The early church has much to say about Christian joy, how Christians felt, and how we can still feel today. It’s told in the books of Hebrews, Epistles and The Revelation.
After Pentecost “Every day they (Christians) continued to meet together in the Temple courts. They broke bread in their homes and ate together with glad and sincere hearts.” Acts 2:46 NIV. Some other translations say “with joy.”
And then trouble and persecutions struck the early church and have ever since. Staggering numbers of Christians die for their faith every year. In the early church it resulted in Christians fleeing Jerusalem and spreading the gospel in places where they settled. In 2 Cor 6:10 NIV we read, “sorrowful, yet always rejoicing: poor, yet making many rich; having nothing, yet possessing everything.” Other translations use “joy” and “always rejoicing.” And James writing to the dispersed Christians says, “Consider it pure joy, my brothers and sisters, when you face trials of many kinds.” James 1:2 NIV
Peter adds his voice in 1 Peter 4:13: “But rejoice, inasmuch as ye are partakers of Christ’s sufferings, that when his glory shall be revealed, ye may be glad also with exceeding Joy. And Paul, writing to the Corinthian church says, “I have spoken to you with great frankness, I take great pride in you. I am greatly encouraged; in all our troubles my joy knows no bounds.” 2 Cor 4:7 NIV
And of course, the early church was dependent on the Holy Spirit. “For the Kingdom of God is not a matter of eating and drinking, but of righteousness, peace and joy in the Holy Spirit.” Rom 14:17 NIV. Paul writes to the Galatians, “For the fruit of the Spirit is love, joy, peace, forbearance, kindness, goodness, faithfulness, gentleness and self-control.” Gal 5:22-23 NIV
This is what the apostle Peter said about joy.

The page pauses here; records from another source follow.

+__global__ __launch_bounds__(256) void att_fuse_scored_fwd_kernel(const float* __restrict__ o_v, const float* __restrict__ o_a,
+                                                                  const float* __restrict__ w_v, const float* __restrict__ w_a,
+                                                                  const float* __restrict__ b_v, const float* __restrict__ b_a,
+                                                                  const float* __restrict__ x_v, const float* __restrict__ x_a,
+                                                                  float* __restrict__ f, float* __restrict__ s_v, float* __restrict__ s_a,
+                                                                  int rows, int D, int S, int vec, unsigned long long* amax) {
+    const int lane = threadIdx.x & 63;
+    const int row = blockIdx.x * 4 + (threadIdx.x >> 6);
+    float mx = 0.f;
+    if (row < rows) {
+        const float sv = head_score(o_v + (size_t)row * S, w_v, b_v, S, lane);
+        const float sa = head_score(o_a + (size_t)row * S, w_a, b_a, S, lane);
+        if (lane == 0) { s_v[row] = sv; s_a[row] = sa; }
+        float hv, ha, w0, w1;
+        fuse_weights(sv, sa, hv, ha, w0, w1);
+        const size_t base = (size_t)row * D;
+        if (vec) {
+            const float4* pv = reinterpret_cast<const float4*>(x_v + base);
+            const float4* pa = reinterpret_cast<const float4*>(x_a + base);
+            float4* pf = reinterpret_cast<float4*>(f + base);
+            for (int i = lane; i < (D >> 2); i += 64) {
+                const float4 v = pv[i], a = pa[i];
+                const float4 o = make_float4(mix2(w0, v.x, w1, a.x), mix2(w0, v.y, w1, a.y), mix2(w0, v.z, w1, a.z), mix2(w0, v.w, w1, a.w));
+                pf[i] = o;
+                mx = fmaxf(fmaxf(mx, m3t_fin_abs(o.x)), fmaxf(m3t_fin_abs(o.y), fmaxf(m3t_fin_abs(o.z), m3t_fin_abs(o.w))));
+            }
+        } else {
+            for (int i = lane; i < D; i += 64) {
+                const float o = mix2(w0, x_v[base + i], w1, x_a[base + i]);
+                f[base + i] = o;
+                mx = fmaxf(mx, m3t_fin_abs(o));
+            }
+        }
+    }
+    __shared__ float red4[4];
+    if (amax) m3t_block_raise_slot(amax, mx, red4);
+}
+
+__global__ __launch_bounds__(256) void att_fuse_scored_bwd_kernel(const float* __restrict__ df, const float* __restrict__ s_v,
+                                                                  const float* __restrict__ s_a, const float* __restrict__ x_v,
+                                                                  const float* __restrict__ x_a, const float* __restrict__ w_v,
+                                                                  const float* __restrict__ w_a, float* __restrict__ ds_v,
+                                                                  float* __restrict__ ds_a, float* __restrict__ dx_v, float* __restrict__ dx_a,
+                                                                  float* __restrict__ do_v, float* __restrict__ do_a, int rows, int D, int S,
+                                                                  int vec, int vec_s) {
+    const int lane = threadIdx.x & 63;
+    const int row = blockIdx.x * 4 + (threadIdx.x >> 6);
+    if (row >= rows) return;
+    float hv, ha, w0, w1;
+    fuse_weights(s_v[row], s_a[row], hv, ha, w0, w1);
+    const size_t base = (size_t)row * D;
+    float d0 = 0.f, d1 = 0.f;
+    if (vec) {
+        const float4* pg = reinterpret_cast<const float4*>(df + base);
+        const float4* pv = reinterpret_cast<const float4*>(x_v + base);
+        const float4* pa = reinterpret_cast<const float4*>(x_a + base);
+        float4* qv = reinterpret_cast<float4*>(dx_v + base);
+        float4* qa = reinterpret_cast<float4*>(dx_a + base);
+        for (int i = lane; i < (D >> 2); i += 64) {
+            const float4 g = pg[i], v = pv[i], a = pa[i];
+            d0 += g.x * v.x + g.y * v.y + g.z * v.z + g.w * v.w;
+            d1 += g.x * a.x + g.y * a.y + g.z * a.z + g.w * a.w;
+            qv[i] = make_float4(w0 * g.x, w0 * g.y, w0 * g.z, w0 * g.w);
+            qa[i] = make_float4(w1 * g.x, w1 * g.y, w1 * g.z, w1 * g.w);
+        }
+    } else {
+        for (int i = lane; i < D; i += 64) {
+            const float g = df[base + i];
+            d0 += g * x_v[base + i];
+            d1 += g * x_a[base + i];
+            dx_v[base + i] = w0 * g;
+            dx_a[base + i] = w1 * g;
+        }
+    }
+    d0 = wave_sum(d0);
+    d1 = wave_sum(d1);
+    const float dot = w0 * d0 + w1 * d1;
+    const float gv = w0 * (d0 - dot) * hv * (1.f - hv);
+    const float ga = w1 * (d1 - dot) * ha * (1.f - ha);
+    if (lane == 0) { ds_v[row] = gv; ds_a[row] = ga; }
+    const size_t sb = (size_t)row * S;
+    if (vec_s) {
+        const float4* pwv = reinterpret_cast<const float4*>(w_v);
+        const float4* pwa = reinterpret_cast<const float4*>(w_a);
+        float4* qv = reinterpret_cast<float4*>(do_v + sb);
+        float4* qa = reinterpret_cast<float4*>(do_a + sb);
+        for (int i = lane; i < (S >> 2); i += 64) {
+            const float4 a = pwv[i], b = pwa[i];
+            qv[i] = make_float4(gv * a.x, gv * a.y, gv * a.z, gv * a.w);
+            qa[i] = make_float4(ga * b.x, ga * b.y, ga * b.z, ga * b.w);
+        }
+    } else {
+        for (int i = lane; i < S; i += 64) {
+            do_v[sb + i] = gv * w_v[i];
+            do_a[sb + i] = ga * w_a[i];
+        }
     }
 }
 
@@ -532,6 +637,33 @@
     return 0;
 }
 
+extern "C" int m3t_att_fuse_scored_fwd(const float* o_v, const float* o_a, const float* w_v, const float* w_a, const float* b_v,
+                                       const float* b_a, const float* x_v, const float* x_a, float* f, float* s_v, float* s_a, int rows,
+                                       int D, int S, void* stream) {
+    unsigned long long* amax = m3t_take_amax_out();
+    if (rows <= 0 || D <= 0) return 0;
+    if (S <= 0 || !o_v || !o_a || !w_v || !w_a || !x_v || !x_a || !f || !s_v || !s_a || (uintptr_t)amax % 8 != 0) return M3T_EINVAL;
+    const int vec = (D % 4 == 0) && (((uintptr_t)x_v | (uintptr_t)x_a | (uintptr_t)f) % 16 == 0);
+    att_fuse_scored_fwd_kernel<<<cdiv(rows, 4), 256, 0, (hipStream_t)stream>>>(o_v, o_a, w_v, w_a, b_v, b_a, x_v, x_a, f, s_v, s_a, rows, D,
+                                                                                S, vec, amax);
+    M3T_LAUNCH_CHECK();
+    return 0;
+}
+
+extern "C" int m3t_att_fuse_scored_bwd(const float* df, const float* s_v, const float* s_a, const float* x_v, const float* x_a,
+                                       const float* w_v, const float* w_a, float* ds_v, float* ds_a, float* dx_v, float* dx_a,
+                                       float* do_v, float* do_a, int rows, int D, int S, void* stream) {
+    if (rows <= 0 || D <= 0) return 0;
+    if (S <= 0 || !df || !s_v || !s_a || !x_v || !x_a || !w_v || !w_a || !ds_v || !ds_a || !dx_v || !dx_a || !do_v || !do_a) return M3T_EINVAL;
+    const int vec = (D % 4 == 0) &&
+                    (((uintptr_t)x_v | (uintptr_t)x_a | (uintptr_t)df | (uintptr_t)dx_v | (uintptr_t)dx_a) % 16 == 0);
+    const int vec_s = (S % 4 == 0) && (((uintptr_t)w_v | (uintptr_t)w_a | (uintptr_t)do_v | (uintptr_t)do_a) % 16 == 0);
+    att_fuse_scored_bwd_kernel<<<cdiv(rows, 4), 256, 0, (hipStream_t)stream>>>(df, s_v, s_a, x_v, x_a, w_v, w_a, ds_v, ds_a, dx_v, dx_a,
+                                                                                do_v, do_a, rows, D, S, vec, vec_s);
+    M3T_LAUNCH_CHECK();
+    return 0;
+}
+
 extern "C" size_t m3t_va_loss_ws_bytes(int rows) { return rows > 0 ? (size_t)cdiv(rows, LB) * 16 * sizeof(double) : 0; }
 
 extern "C" int m3t_va_loss(const float* y_hat, int rows, int C, int iv, int ia, const float* valence,
diff --git a/m3f.pytorch_amd/csrc/gemm.hip b/m3f.pytorch_amd/csrc/gemm.hip
--- a/m3f.pytorch_amd/csrc/gemm.hip
+++ b/m3f.pytorch_amd/csrc/gemm.hip
@@ -235,8 +235,9 @@
 }
 
 __global__ void splitk_reduce_kernel(const float* __restrict__ ws, float* __restrict__ C, const float* __restrict__ bias,
-                                     int M, int N, int ldc, int splits, int act, int accumulate) {
+                                     int M, int N, int ldc, int splits, int act, int accumulate, unsigned long long* amax) {
     const size_t total = (size_t)M * N;
+    float mx = 0.f;
     for (size_t i = blockIdx.x * (size_t)blockDim.x + threadIdx.x; i < total; i += (size_t)gridDim.x * blockDim.x) {
         const int m = (int)(i / N), n = (int)(i % N);
         float s = 0.f;
@@ -246,7 +247,10 @@
         float* q = C + (size_t)m * ldc + n;
         if (accumulate) s += *q;
         *q = s;
-    }
+        if (amax) mx = fmaxf(mx, m3t_fin_abs(s));
+    }
+    __shared__ float red4[4];
+    if (amax) m3t_block_raise_slot(amax, mx, red4);
 }
 
 constexpr int SK_FOLD = 32;
@@ -273,10 +277,11 @@
 
 __global__ __launch_bounds__(256) void splitk_reduce4_kernel(const float* __restrict__ ws, float* __restrict__ C,
                                                              const float* __restrict__ bias, int M, int N, int ldc, int splits,
-                                                             int act, int accumulate, int kstride) {
+                                                             int act, int accumulate, int kstride, unsigned long long* amax) {
     const size_t total4 = (size_t)M * N / 4, slab4 = total4 * (size_t)kstride;
     const float4* w4 = reinterpret_cast<const float4*>(ws);
     const int n4 = N / 4;
+    float mx = 0.f;
     for (size_t i = blockIdx.x * (size_t)blockDim.x + threadIdx.x; i < total4; i += (size_t)gridDim.x * blockDim.x) {
         float4 s = make_float4(0.f, 0.f, 0.f, 0.f);
         int k = 0;
@@ -297,7 +302,10 @@
         float4* q = reinterpret_cast<float4*>(C + (size_t)m * ldc + n);
         if (accumulate) { const float4 c = *q; s.x += c.x; s.y += c.y; s.z += c.z; s.w += c.w; }
         *q = s;
-    }
+        if (amax) mx = fmaxf(fmaxf(mx, m3t_fin_abs(s.x)), fmaxf(m3t_fin_abs(s.y), fmaxf(m3t_fin_abs(s.z), m3t_fin_abs(s.w))));
+    }
+    __shared__ float red4[4];
+    if (amax) m3t_block_raise_slot(amax, mx, red4);
 }
 
 
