template <int BM, int BN, int AMODE, int BMODE, int EPI, int OUT, int PIPE,
          int SWZ = 0>
__global__ __launch_bounds__(NTHREADS)
void gemm_tile_kernel(GemmParams p) {
  constexpr int WM = BM / 2, WN = BN / 2;
  constexpr int MI = WM / 16, NI = WN / 16;
  constexpr int CHA = (BM * BK / 8) / NTHREADS;
  constexpr int CHB = (BN * BK / 8) / NTHREADS;
  constexpr int DB = (PIPE == 1) ? 2 : 1;
  static_assert(CHA >= 1 && CHB >= 1, "tile too small for 256 threads");
  __shared__ __align__(16) ushort_t As[DB][BM][LDK];
  __shared__ __align__(16) ushort_t Bs[DB][BN][LDK];
  constexpr bool HAS_DB = (EPI == EPI_UNPOOL || EPI == EPI_MASK_DB);
  __shared__ float dbred[HAS_DB ? BN : 1];
  if (HAS_DB && threadIdx.x < BN) dbred[threadIdx.x] = 0.f;

  const int tid = threadIdx.x;
  const int lane = tid & 63;
  const int wave = tid >> 6;
  const int wr = wave >> 1, wc = wave & 1;
  int bx = blockIdx.x, by = blockIdx.y, bz = blockIdx.z;
  if (SWZ) {
    int gx = (p.M + BM - 1) / BM;
    int gy = (p.N + BN - 1) / BN;
    int total = gx * gy * p.splitk;
    int flat = blockIdx.x;
    int q = total / 8, r = total % 8;
    int xcd = flat % 8, pos = flat / 8;
    int flat2 = (xcd < r ? xcd * (q + 1) : r * (q + 1) + (xcd - r) * q) + pos;
    bx = flat2 % gx;
    int rest = flat2 / gx;
    by = rest % gy;
    bz = rest / gy;
  }
  const int m0 = bx * BM;
  const int n0 = by * BN;

  int ksteps_total = (p.K + BK - 1) / BK;
  int steps_per = (ksteps_total + p.splitk - 1) / p.splitk;
  int kbeg = bz * steps_per * BK;
// ... 95 lines not shown
        for (int ni = 0; ni < NI; ++ni)
          acc[mi][ni] = __builtin_amdgcn_mfma_f32_16x16x32_bf16(
              af[mi], bf[ni], acc[mi][ni], 0, 0, 0);
    }
    if (PIPE) {
      if (have_next) {
        writeA<BM, AMODE, CHA>(As[cur ^ 1], tid, ra);
        writeB<BN, BMODE, CHB>(Bs[cur ^ 1], tid, rb);
        __syncthreads();
        cur ^= 1;
      }
    } else {
      __syncthreads();
    }
  }

epilogue:
  const int frow = (lane >> 4) * 4;
  const int fcol = lane & 15;
  float dbloc[(EPI == EPI_UNPOOL || EPI == EPI_MASK_DB) ? NI : 1];
  if (EPI == EPI_UNPOOL || EPI == EPI_MASK_DB)
#pragma unroll
    for (int ni = 0; ni < NI; ++ni) dbloc[ni] = 0.f;
#pragma unroll
  for (int mi = 0; mi < MI; ++mi) {
#pragma unroll
    for (int ni = 0; ni < NI; ++ni) {
      int gc = n0 + wc * WN + ni * 16 + fcol;
      if (gc >= p.N) continue;
      if (EPI == EPI_UNPOOL) {
        int c = gc % p.Cout;
        int pix = gc / p.Cout;
        int wo = pix % p.CWo, ho = pix / p.CWo;
        ushort_t* dact = reinterpret_cast<ushort_t*>(p.C);
        const int H2 = p.CHo * 2, W2 = p.CWo * 2;
#pragma unroll
        for (int r = 0; r < 4; ++r) {
          int gr = m0 + wr * WM + mi * 16 + frow + r;
          if (gr >= p.M) continue;
          size_t qoff = (size_t)gr * p.N + gc;
          int pos = p.amax[qoff];
          float g = pos < 4 ? acc[mi][ni][r] : 0.f;
          dbloc[ni] += g;
          ushort_t gb = f2bf(g);
#pragma unroll
          for (int rr = 0; rr < 2; ++rr)
// ... 23 lines not shown
        if (p.amax)
          p.amax[(size_t)gq * p.ldc + gc] = (uint8_t)(best > 0.f ? barg : 7);
      } else {
#pragma unroll
        for (int r = 0; r < 4; ++r) {
          int gr = m0 + wr * WM + mi * 16 + frow + r;
          if (gr >= p.M) continue;
          float v = acc[mi][ni][r];
          if (EPI == EPI_MASK_DB) {
            float a = bf2f(p.actm[(size_t)gr * p.ldc + gc]);
            v = (a > 0.f) ? v * p.p_keep : 0.f;
            dbloc[ni] += v;
          }
          if (EPI != EPI_NONE && EPI != EPI_MASK_DB) v += bias_v;
          if (EPI == EPI_BIAS_RELU || EPI == EPI_BIAS_RELU_DROP)
            v = v > 0.f ? v : 0.f;
          if (EPI == EPI_BIAS_RELU_DROP) {
            uint64_t off = p.offset_dev ? (uint64_t)*p.offset_dev : p.offset;
            float u = philox_uniform(p.seed, off, (uint64_t)gr * p.N + gc);
            v = (u < p.p_keep) ? v / p.p_keep : 0.f;
          }
          if (OUT == OUT_BF16) {
            reinterpret_cast<ushort_t*>(p.C)[(size_t)gr * p.ldc + gc] = f2bf(v);
          } else if (OUT == OUT_F32_SLICES) {
            float* outp = reinterpret_cast<float*>(p.C) +
                          (size_t)bz * p.M * p.ldc;
            outp[(size_t)gr * p.ldc + gc] = v;
          } else {
            atomicAdd(reinterpret_cast<float*>(p.C) + (size_t)gr * p.ldc + gc, v);
          }
        }
      }
    }
  }
  if (EPI == EPI_UNPOOL || EPI == EPI_MASK_DB) {
#pragma unroll
    for (int ni = 0; ni < NI; ++ni) {
      int colb = wc * WN + ni * 16 + fcol;
      if (dbloc[ni] != 0.f) atomicAdd(&dbred[colb], dbloc[ni]);
    }
    __syncthreads();
    if (p.db && (int)threadIdx.x < BN) {
      int gc = n0 + (int)threadIdx.x;
      float v = dbred[threadIdx.x];
      int idx = (EPI == EPI_UNPOOL) ? gc % p.Cout : gc;
      if (gc < p.N && v != 0.f) atomicAdd(&p.db[idx], v);
    }
  }
}
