# patrickltobing/cyclevae-vc

Measured on AMD Instinct MI355X. Metric: mcep_frames_per_sec_hu1024_ld32_cyc2, higher is better.
Workload: dtype f32 (every matrix product on exact fp32 operands: each operand carried as three fp16 limbs x = l0 + l1/2^11 + l2/2^22, six v_mfma_f32_32x32x16_f16 per product, f32 accumulate; dropped terms < 2^-33 of a product; gates, carried state, projection and outputs f32)

## Files before the change

### cyclevae-vc_amd/_cabi.py

```python
import ctypes as C
import os

ABI_VERSION = 10
FLAG_PERSISTENT = 1
FLAG_PROFILE = 2
FLAG_GENERIC_STEP = 4
FLAG_STEP_TIMING = 8
FLAG_HOISTED_FRONTEND = 32
FLAG_SPLIT_F16 = 256
FLAG_EXACT3 = 512
STATUS_RANGE = 7
STATUS_RANGE_WORD = 3
CLAMP_LAPLACE = 1 << 30

_HERE = os.path.dirname(os.path.abspath(__file__))
DEFAULT_LIB = os.environ.get("CYCLEVAE_LIB") or os.path.join(_HERE, "libcyclevae_hip.so")

_fp = C.c_void_p


class NetDesc(C.Structure):
    _fields_ = [("in_dim", C.c_int32), ("out_dim", C.c_int32), ("hidden", C.c_int32), ("kernel_size", C.c_int32),
                ("layers", C.c_int32), ("has_scale_in", C.c_int32), ("has_scale_out", C.c_int32)]


WEIGHT_FIELDS = ("scale_in_w", "scale_in_b", "conv0_w", "conv0_b", "conv1_w", "conv1_b", "w_ih", "w_hh", "b_ih",
                 "b_hh", "out_w", "out_b", "scale_out_w", "scale_out_b", "conv2_w", "conv2_b")

STATE_KEYS = {"scale_in_w": "scale_in.weight", "scale_in_b": "scale_in.bias", "conv0_w": "conv.conv.0.weight",
              "conv0_b": "conv.conv.0.bias", "conv1_w": "conv.conv.1.weight", "conv1_b": "conv.conv.1.bias",
              "conv2_w": "conv.conv.2.weight", "conv2_b": "conv.conv.2.bias",
              "w_ih": "gru.weight_ih_l0", "w_hh": "gru.weight_hh_l0", "b_ih": "gru.bias_ih_l0",
              "b_hh": "gru.bias_hh_l0", "out_w": "out_1.weight", "out_b": "out_1.bias",
              "scale_out_w": "scale_out.weight", "scale_out_b": "scale_out.bias"}


class NetWeights(C.Structure):
    _fields_ = [(f, _fp) for f in WEIGHT_FIELDS]


GRAD_FIELDS = ("conv0_w", "conv0_b", "conv1_w", "conv1_b", "w_ih", "w_hh", "b_ih", "b_hh", "out_w", "out_b")


class GruLayer(C.Structure):
    _fields_ = [(f, _fp) for f in ("w_ih", "w_hh", "b_ih", "b_hh")]


def upper_layer_keys(n_layers):
    return [tuple("gru.%s_l%d" % (k, l) for k in ("weight_ih", "weight_hh", "bias_ih", "bias_hh")) for l in range(1, n_layers)]


DEEP_PER_STEP, DEEP_GENERIC, DEEP_RESIDENT = 0, 1, 2
EVAL_PER_STEP, EVAL_GENERIC, EVAL_V2, EVAL_V4, EVAL_V5, EVAL_V6, EVAL_LL, EVAL_V6H = range(8)
MAX_LAYERS = 8


class NetGrads(C.Structure):
    _fields_ = [(f, _fp) for f in GRAD_FIELDS]


class Seg(C.Structure):
    _fields_ = [("ptr", _fp), ("width", C.c_int32), ("row_stride", C.c_int32)]


class PassInput(C.Structure):
    _fields_ = [("seg0", Seg), ("seg1", Seg), ("lat", _fp), ("lat_dim", C.c_int32), ("eps", _fp),
                ("seed", C.c_uint64), ("draw_id", C.c_uint64), ("frames", C.c_int32), ("n_draws", C.c_int32),
                ("ctx_before", C.c_int32), ("ctx_after", C.c_int32), ("draw_frame0", C.c_int64), ("eps_draw_stride", C.c_int64)]


class DtwProblem(C.Structure):
    _fields_ = [("org", _fp), ("trg", _fp), ("ld_org", C.c_int64), ("ld_trg", C.c_int64), ("T1", C.c_int32), ("T2", C.c_int32),
                ("D", C.c_int32), ("mcd", C.c_int32), ("aligned", _fp), ("twf", _fp), ("frames", _fp), ("mean_out", _fp)]


STAT_GV, STAT_MCD_SPC, STAT_MCD_L1, STAT_KL, STAT_GATHER64, STAT_LATDIST = range(6)
STAT_MEANSTD64, STAT_MCD64 = 6, 7


class StatJob(C.Structure):
    _fields_ = [("kind", C.c_int32), ("rows", C.c_int32), ("c0", C.c_int32), ("c1", C.c_int32), ("src_rows", C.c_int32),
                ("pad_", C.c_int32), ("a", _fp), ("b", _fp), ("lda", C.c_int64), ("ldb", C.c_int64), ("idx", _fp), ("dst", _fp),
                ("out_off", C.c_int64)]


class LatMeanJob(C.Structure):
    _fields_ = [("lat", _fp), ("eps", _fp), ("draw_id", C.c_uint64), ("frames", C.c_int32), ("pad_", C.c_int32), ("out", _fp)]


class Mc2eJob(C.Structure):
    _fields_ = [("mc", _fp), ("is_f64", C.c_int32), ("T", C.c_int32), ("D", C.c_int32), ("pad_", C.c_int32), ("ld", C.c_int64), ("e_out", _fp)]


# ... 46 lines not shown

                def fn(*args, _raw=raw, _ctx=ctx):
                    return _raw(_ctx, *args)
            self._cache[name] = fn
        return fn


NO_CONTEXT = ("cvae_last_error_string", "cvae_abi_version", "cvae_ctx_create", "cvae_ctx_destroy")
_CDLLS = {}
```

“Though you have not seen him, you love him; and even though you do not see him now, you believe in him and are filled with an inexpressible and glorious joy for you are receiving the end result of your faith, the salvation of your souls.” 1 Peter 8,9 NIV
The joy of Christians is knowing that after death their souls are carried to Heaven to await the second coming of Christ in spectacular glory with all the hosts of heaven when their souls will be given new bodies, bodies suited to live in the new heaven and new earth created for them. No wonder our joy is inexpressible and glorious!